§ **HOW TO COMPLETE THIS TASK**:
Look at the entries below and restate word for word the lines from the first through the one that has "Metric: 1 s@16".
INPUT MATERIAL START
# LasseWolter/laughter-detection-icsi

Hardware: AMD Instinct MI355X
Metric: 1 s@16 kHz segments/sec (featurize+ResNet fwd/bwd) (higher is better)
Workload: dtype f32 (64->64 and 32->32 convolutions: f16x2 split operands with per-tile power-of-two scales, f32 accumulate; error vs float64 within 1.5x of the exact-f32 kernels'); 1 GPU; BASELINE configs[2]: end-to-end featurize (HIP fbank 44 mel) + ResNetBigger resnet_base fwd/bwd + clip + Adam, random labels, dropout 0.5; global_batch=512, parallelism=dp1, overlap_wgrad=False, overlap_wgrad_small=True, bf16x3_convs=True, f16x2_convs=True, relu_bits=True, virtual_a1=True

## Files before the change

### include/lad_hip.h

```cpp
#ifndef LAD_HIP_H
#define LAD_HIP_H

#include <stdint.h>

#ifdef __cplusplus
extern "C" {
#endif

#define LAD_VERSION 100

enum lad_status {
    LAD_OK = 0,
    LAD_ERR_INVALID = -1,
    LAD_ERR_HIP = -2,
    LAD_ERR_NOMEM = -3,
    LAD_NOT_COVERED = 1
};

int lad_version(void);
const char *lad_last_error(void);

enum lad_pad_mode {
    LAD_PAD_KALDI_MIRROR = 0,
    LAD_PAD_CENTER_REFLECT = 1,
// ... 132 lines not shown

int lad_stem_fwd(const float *feat, const float *weight, float *out, float *stat_partials, int64_t batch, int32_t H,
                 int32_t W, int32_t cout, void *stream);
int lad_stem_fwd_eval(const float *feat, const float *weight, const float *scale, const float *shift, float *out,
                      int64_t batch, int32_t H, int32_t W, int32_t cout, int64_t frame_stride, int64_t frames_avail,
                      void *stream);
int64_t lad_stem_moments_workspace_doubles(void);
int64_t lad_stem_moments_doubles(void);
int lad_stem_bn_stats(const float *feat, const float *weight, const float *gamma, const float *beta, float *running_mean,
                      float *running_var, float momentum, float *coef, double *moments, double *workspace, int64_t batch, int32_t H,
                      int32_t W, int32_t cout, void *stream);
int64_t lad_stem_bwd_onepass_workspace_floats(void);
int lad_stem_bwd_onepass(const float *feat, const float *weight, const float *dy, const float *coef, const float *gamma,
                         const double *moments, float *workspace, float *dw, float *dgamma, float *dbeta, int64_t batch, int32_t H,
                         int32_t W, int32_t cout, void *stream);
int64_t lad_stem_wgrad_workspace_floats(void);
int lad_stem_wgrad(const float *feat, const float *dout, float *workspace, float *dw, int64_t batch, int32_t H,
                   int32_t W, int32_t cout, void *stream);
int lad_stem_wgrad_bn(const float *feat, const float *dy, const float *x, const float *weight, const float *coef,
                      const float *bcoef, float *workspace, float *dw, int64_t batch, int32_t H, int32_t W, int32_t cout,
                      void *stream);
int64_t lad_stem_bn_bwd_groups(int64_t batch, int32_t H, int32_t W);
int lad_stem_bn_bwd_sums(const float *feat, const float *weight, const float *dy, const float *coef, float *partials,
                         int64_t batch, int32_t H, int32_t W, int32_t cout, void *stream);

int lad_bn_finalize(float *stat_partials, int64_t n_tiles, int32_t channels, int64_t count, const float *gamma,
                    const float *beta, float *running_mean, float *running_var, float momentum, float *coef,
                    void *stream);
int lad_bn_finalize_pair(float *stat_partials_a, float *stat_partials_b, int64_t n_tiles, int32_t channels, int64_t count,
                         const float *gamma_a, const float *beta_a, float *running_mean_a, float *running_var_a, float *coef_a,
                         const float *gamma_b, const float *beta_b, float *running_mean_b, float *running_var_b, float *coef_b,
                         float momentum, void *stream);
int lad_bn_act(const float *x, const float *coef, const float *res, const float *res_coef, float *y, int64_t batch,
               int32_t H, int32_t W, int32_t channels, int32_t relu, void *stream);
int64_t lad_bn_bwd_workspace_floats(int32_t channels);
int lad_bn_bwd(const float *dy, const float *y, const float *x, const float *coef, const float *gamma,
               const float *xs, const float *scoef, const float *sgamma, float *dx, float *aux, float *dgamma,
               float *dbeta, float *dsgamma, float *dsbeta, float *workspace, float *bcoef, float *pre_partials,
               int64_t pre_tiles, int64_t batch, int32_t H, int32_t W, int32_t channels, int32_t relu, int32_t mode,
               void *stream);
int lad_bn_act_bits(const float *x, const float *coef, const float *res, const float *res_coef, float *y,
                    uint64_t *y_bits, int64_t batch, int32_t H, int32_t W, int32_t channels, void *stream);
int lad_bn_bwd_bits(const float *dy, const uint64_t *y_bits, const float *x, const float *coef, const float *gamma,
                    float *dx, float *dgamma, float *dbeta, float *workspace, float *bcoef, float *pre_partials,
                    int64_t pre_tiles, int64_t batch, int32_t H, int32_t W, int32_t channels, void *stream);
int lad_conv_fwd_bnstat(const float *in, const float *wt, const float *addend, float *out, float *stat_partials,
                        const float *bn_x, const float *bn_y, const float *bn_coef, int64_t batch, int32_t H, int32_t W,
                        int32_t cin, int32_t cout, int32_t taps, void *stream);

int lad_pool_fwd(const float *x, float *pooled, int64_t batch, int32_t H, int32_t W, int32_t channels, void *stream);
int lad_pool_bwd(const float *dpooled, float *dx, int64_t batch, int32_t H, int32_t W, int32_t channels, void *stream);
int64_t lad_head_workspace_floats(int64_t batch, int32_t F);
int lad_head_fwd_train(const float *const *params, const float *pooled, int64_t batch, int32_t F, const float *drop1,
                       const float *drop2, const int32_t *labels, float momentum, float *h, float *stats,
                       float *probs, float *metrics, void *stream);
int lad_head_fwd_train_rng(const float *const *params, const float *pooled, int64_t batch, int32_t F, float *drop1, float *drop2, float keep,
                           uint64_t seed, int64_t *rng_counter, int64_t *nbt, int32_t n_nbt, const int32_t *labels, float momentum,
// ... 63 lines not shown
```

### laughter-detection-icsi_amd/_hip.py

```python
import ctypes
import os

import torch

_HERE = os.path.dirname(os.path.abspath(__file__))
LIB_PATH = os.environ.get("LAD_HIP_LIB") or os.path.join(_HERE, "liblad_hip.so")

c_void_p = ctypes.c_void_p
c_int = ctypes.c_int
c_i64 = ctypes.c_int64
c_float = ctypes.c_float
c_double = ctypes.c_double
c_i32 = ctypes.c_int32
c_float_p = ctypes.POINTER(ctypes.c_float)


class LadHipError(RuntimeError):
    pass


class FbankCfg(ctypes.Structure):
    _fields_ = [("n_fft", ctypes.c_int32), ("frame_len", ctypes.c_int32), ("hop", ctypes.c_int32),
                ("n_mels", ctypes.c_int32), ("n_mfcc", ctypes.c_int32), ("pad_mode", ctypes.c_int32),
                ("log_mode", ctypes.c_int32), ("remove_dc", ctypes.c_int32), ("preemph", ctypes.c_float),
# ... 67 lines not shown
    "lad_conv_wgrad": (c_int, [c_void_p] * 5 + [c_i64, c_i32, c_i32, c_i32, c_i32, c_i32, c_void_p]),
    "lad_stem_fwd": (c_int, [c_void_p] * 4 + [c_i64, c_i32, c_i32, c_i32, c_void_p]),
    "lad_stem_fwd_eval": (c_int, [c_void_p] * 5 + [c_i64, c_i32, c_i32, c_i32, c_i64, c_i64, c_void_p]),
    "lad_stem_wgrad_workspace_floats": (c_i64, []),
    "lad_stem_wgrad": (c_int, [c_void_p] * 4 + [c_i64, c_i32, c_i32, c_i32, c_void_p]),
    "lad_stem_wgrad_bn": (c_int, [c_void_p] * 8 + [c_i64, c_i32, c_i32, c_i32, c_void_p]),
    "lad_stem_bn_bwd_groups": (c_i64, [c_i64, c_i32, c_i32]),
    "lad_stem_bn_bwd_sums": (c_int, [c_void_p] * 5 + [c_i64, c_i32, c_i32, c_i32, c_void_p]),
    "lad_bn_finalize": (c_int, [c_void_p, c_i64, c_i32, c_i64, c_void_p, c_void_p, c_void_p, c_void_p, c_float,
                                c_void_p, c_void_p]),
    "lad_stem_moments_workspace_doubles": (c_i64, []),
    "lad_stem_moments_doubles": (c_i64, []),
    "lad_stem_bn_stats": (c_int, [c_void_p] * 6 + [c_float] + [c_void_p] * 3 + [c_i64, c_i32, c_i32, c_i32, c_void_p]),
    "lad_stem_bwd_onepass_workspace_floats": (c_i64, []),
    "lad_stem_bwd_onepass": (c_int, [c_void_p] * 10 + [c_i64, c_i32, c_i32, c_i32, c_void_p]),
    "lad_bn_finalize_pair": (c_int, [c_void_p, c_void_p, c_i64, c_i32, c_i64] + [c_void_p] * 10 + [c_float, c_void_p]),
    "lad_bn_act": (c_int, [c_void_p] * 5 + [c_i64, c_i32, c_i32, c_i32, c_i32, c_void_p]),
    "lad_bn_bwd_workspace_floats": (c_i64, [c_i32]),
    "lad_bn_act_bits": (c_int, [c_void_p] * 6 + [c_i64, c_i32, c_i32, c_i32, c_void_p]),
    "lad_bn_bwd_bits": (c_int, [c_void_p] * 11 + [c_i64, c_i64, c_i32, c_i32, c_i32, c_void_p]),
    "lad_bn_bwd": (c_int, [c_void_p] * 17 + [c_i64, c_i64, c_i32, c_i32, c_i32, c_i32, c_i32, c_void_p]),
    "lad_conv_fwd_bnstat": (c_int, [c_void_p] * 8 + [c_i64, c_i32, c_i32, c_i32, c_i32, c_i32, c_void_p]),
    "lad_pool_fwd": (c_int, [c_void_p, c_void_p, c_i64, c_i32, c_i32, c_i32, c_void_p]),
    "lad_pool_bwd": (c_int, [c_void_p, c_void_p, c_i64, c_i32, c_i32, c_i32, c_void_p]),
    "lad_head_workspace_floats": (c_i64, [c_i64, c_i32]),
    "lad_head_fwd_train": (c_int, [c_void_p, c_void_p, c_i64, c_i32, c_void_p, c_void_p, c_void_p, c_float,
                                   c_void_p, c_void_p, c_void_p, c_void_p, c_void_p]),
    "lad_head_fwd_train_rng": (c_int, [c_void_p, c_void_p, c_i64, c_i32, c_void_p, c_void_p, c_float, ctypes.c_uint64, c_void_p, c_void_p, c_i32,
                                       c_void_p, c_float, c_void_p, c_void_p, c_void_p, c_void_p, c_void_p]),
    "lad_head_fwd_eval": (c_int, [c_void_p, c_void_p, c_i64, c_i32, c_void_p, c_void_p]),
    "lad_bce_metrics": (c_int, [c_void_p, c_void_p, c_i64, c_void_p, c_void_p]),
    "lad_head_bwd": (c_int, [c_void_p] * 7 + [c_i64, c_i32] + [c_void_p] * 6),
    "lad_f16_packed_weight_halfs": (c_i64, [c_i32, c_i32, c_i32]),
    "lad_f16_pack_weights": (c_int, [c_void_p, c_i32, c_i32, c_i32, c_void_p, c_void_p]),
# ... 67 lines not shown
```

### laughter-detection-icsi_amd/csrc/bn.hip

```cpp
#include "lad_common.h"
#include "lad_device.h"
#include "lad_bn_math.h"

namespace {
using namespace lad;

constexpr float BN_EPS = 1e-5f;
constexpr int THREADS = 256;

struct FinSet {
    const float *partials, *gamma, *beta;
    float *running_mean, *running_var, *coef;
};
struct FinSets {
    FinSet s[2];
};
__global__ void bn_finalize_kernel(FinSets sets, int64_t n_tiles, int C, double count, float momentum) {
    const FinSet f = sets.s[blockIdx.y];
    const float *__restrict__ partials = f.partials;
    float *__restrict__ coef = f.coef;
    const int c = blockIdx.x;
    double s1 = 0.0, s2 = 0.0;
    int64_t t = threadIdx.x;
    const int64_t bd = blockDim.x;
// ... 218 lines not shown
                    const float4 rr = res[idx];
                    o.x += rr.x; o.y += rr.y; o.z += rr.z; o.w += rr.w;
                } else if (RES == 2) {
                    const float4 rr = res[idx];
                    o.x += fmaf(rr.x, rs.x, rh.x); o.y += fmaf(rr.y, rs.y, rh.y);
                    o.z += fmaf(rr.z, rs.z, rh.z); o.w += fmaf(rr.w, rs.w, rh.w);
                }
                if (relu) {
                    o.x = fmaxf(o.x, 0.f); o.y = fmaxf(o.y, 0.f); o.z = fmaxf(o.z, 0.f); o.w = fmaxf(o.w, 0.f);
                }
            }
            y[idx] = o;
            if (BITS) {
                const unsigned long long word = pack_sign_bits(o, threadIdx.x & 63);
                if ((threadIdx.x & 15) == 0) bits[idx >> 4] = word;
            }
        }
    }
}

template <int C, bool SHORT>
__global__ __launch_bounds__(THREADS) void bn_bwd_reduce_kernel(const float4 *__restrict__ dy, const float4 *__restrict__ y,
                                                                const float4 *__restrict__ x, const float *__restrict__ coef,
                                                                const float4 *__restrict__ xs, const float *__restrict__ scoef,
                                                                float *__restrict__ partials, int64_t rows, int relu,
                                                                const unsigned long long *__restrict__ bits) {
    constexpr int C4 = C / 4;
    constexpr int RP = THREADS / C4;
    constexpr int K = SHORT ? 3 : 2;
    const int c4 = threadIdx.x % C4, rp = threadIdx.x / C4;
// ... 285 lines not shown
}
}

extern "C" int lad_bn_act(const float *x, const float *coef, const float *res, const float *res_coef, float *y,
                          int64_t batch, int32_t H, int32_t W, int32_t channels, int32_t relu, void *stream) {
    return bn_act_impl(x, coef, res, res_coef, y, nullptr, batch, H, W, channels, relu, stream, "lad_bn_act");
}

extern "C" int lad_bn_act_bits(const float *x, const float *coef, const float *res, const float *res_coef, float *y,
                               uint64_t *y_bits, int64_t batch, int32_t H, int32_t W, int32_t channels, void *stream) {
    using namespace lad;
    LAD_REQUIRE(y_bits, "lad_bn_act_bits: null sign-bit buffer");
    return bn_act_impl(x, coef, res, res_coef, y, (unsigned long long *)y_bits, batch, H, W, channels, 1, stream, "lad_bn_act_bits");
}

extern "C" int64_t lad_bn_bwd_workspace_floats(int32_t channels) { return (int64_t)BWD_GROUPS * 3 * channels; }

namespace {
int bn_bwd_impl(const float *dy, const float *y, const unsigned long long *bits, const float *x, const float *coef, const float *gamma,
                const float *xs, const float *scoef, const float *sgamma, float *dx, float *aux,
                float *dgamma, float *dbeta, float *dsgamma, float *dsbeta, float *workspace, float *bcoef,
                float *pre_partials, int64_t pre_tiles, int64_t batch, int32_t H, int32_t W, int32_t channels,
                int32_t relu, int32_t mode, void *stream) {
    using namespace lad;
    LAD_REQUIRE(relu != 3 || (bits && channels == 64), "lad_bn_bwd_bits: sign bits are kept for 64-channel activations only");
    LAD_REQUIRE(dy && coef && gamma && dgamma && dbeta && workspace && bcoef, "lad_bn_bwd: null buffer");
    LAD_REQUIRE(x || (pre_partials && !dx), "lad_bn_bwd: x may only be omitted when the sums are given and nothing is applied");
    LAD_REQUIRE(dx || mode == 0, "lad_bn_bwd: dx may only be omitted (sums and coefficients only) in mode 0");
    LAD_REQUIRE(relu >= 0 && relu <= 3, "lad_bn_bwd: relu must be 0 (none), 1 (mask from y), 2 (mask recomputed from x) or 3 (sign bits: lad_bn_bwd_bits)");
    LAD_REQUIRE(relu != 1 || y, "lad_bn_bwd: relu = 1 needs y");
// ... 82 lines not shown
```

### laughter-detection-icsi_amd/csrc/lad_stem_taps.h

```cpp
#pragma once
#include "lad_device.h"

namespace lad {

constexpr int STEM_TM = 128;
constexpr int TAPW = 12;
__device__ __forceinline__ void fill_taps(const float *__restrict__ feat, const Geom &g, int H, int W, int64_t q0,
                                          int64_t frame_stride, int64_t frames_avail, float *tap_s ) {
    const int r = threadIdx.x;
    if (r < STEM_TM) {
        const int64_t q = q0 + r;
        float v[9];
#pragma unroll
        for (int t = 0; t < 9; ++t) v[t] = 0.0f;
        float flag = 0.0f;
        if (q < g.body) {
            const int64_t b = q / g.img;
            const int rr = (int)(q - b * g.img);
            const int yp = rr / g.Wp, xp = rr - yp * g.Wp;
            if (yp >= 1 && xp >= 1) {
                flag = 1.0f;
                const int y = yp - 1, x = xp - 1;
                const int64_t f0 = b * frame_stride;
#pragma unroll
                for (int ky = 0; ky < 3; ++ky)
#pragma unroll
                    for (int kx = 0; kx < 3; ++kx) {
                        const int yy = y + ky - 1, xx = x + kx - 1;
                        const bool ok = yy >= 0 && yy < H && xx >= 0 && xx < W && (f0 + yy) < frames_avail;
                        v[ky * 3 + kx] = ok ? feat[(f0 + yy) * W + xx] : 0.0f;
                    }
            }
        }
        float4 *dst = reinterpret_cast<float4 *>(tap_s + r * TAPW);
        dst[0] = make_float4(v[0], v[1], v[2], v[3]);
        dst[1] = make_float4(v[4], v[5], v[6], v[7]);
        dst[2] = make_float4(v[8], flag, 0.f, 0.f);
    }
}
__device__ __forceinline__ bool read_taps(const float *tap_s, int r, float (&v)[9]) {
    const float4 *src = reinterpret_cast<const float4 *>(tap_s + r * TAPW);
    const float4 a = src[0], b = src[1], c = src[2];
    v[0] = a.x; v[1] = a.y; v[2] = a.z; v[3] = a.w; v[4] = b.x; v[5] = b.y; v[6] = b.z; v[7] = b.w; v[8] = c.x;
    return c.y != 0.0f;
}


}
```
INPUT MATERIAL END
§ **PROBLEM SOLUTION**:
# LasseWolter/laughter-detection-icsi

Hardware: AMD Instinct MI355X
Metric: 1 s@16 kHz segments/sec (featurize+ResNet fwd/bwd) (higher is better)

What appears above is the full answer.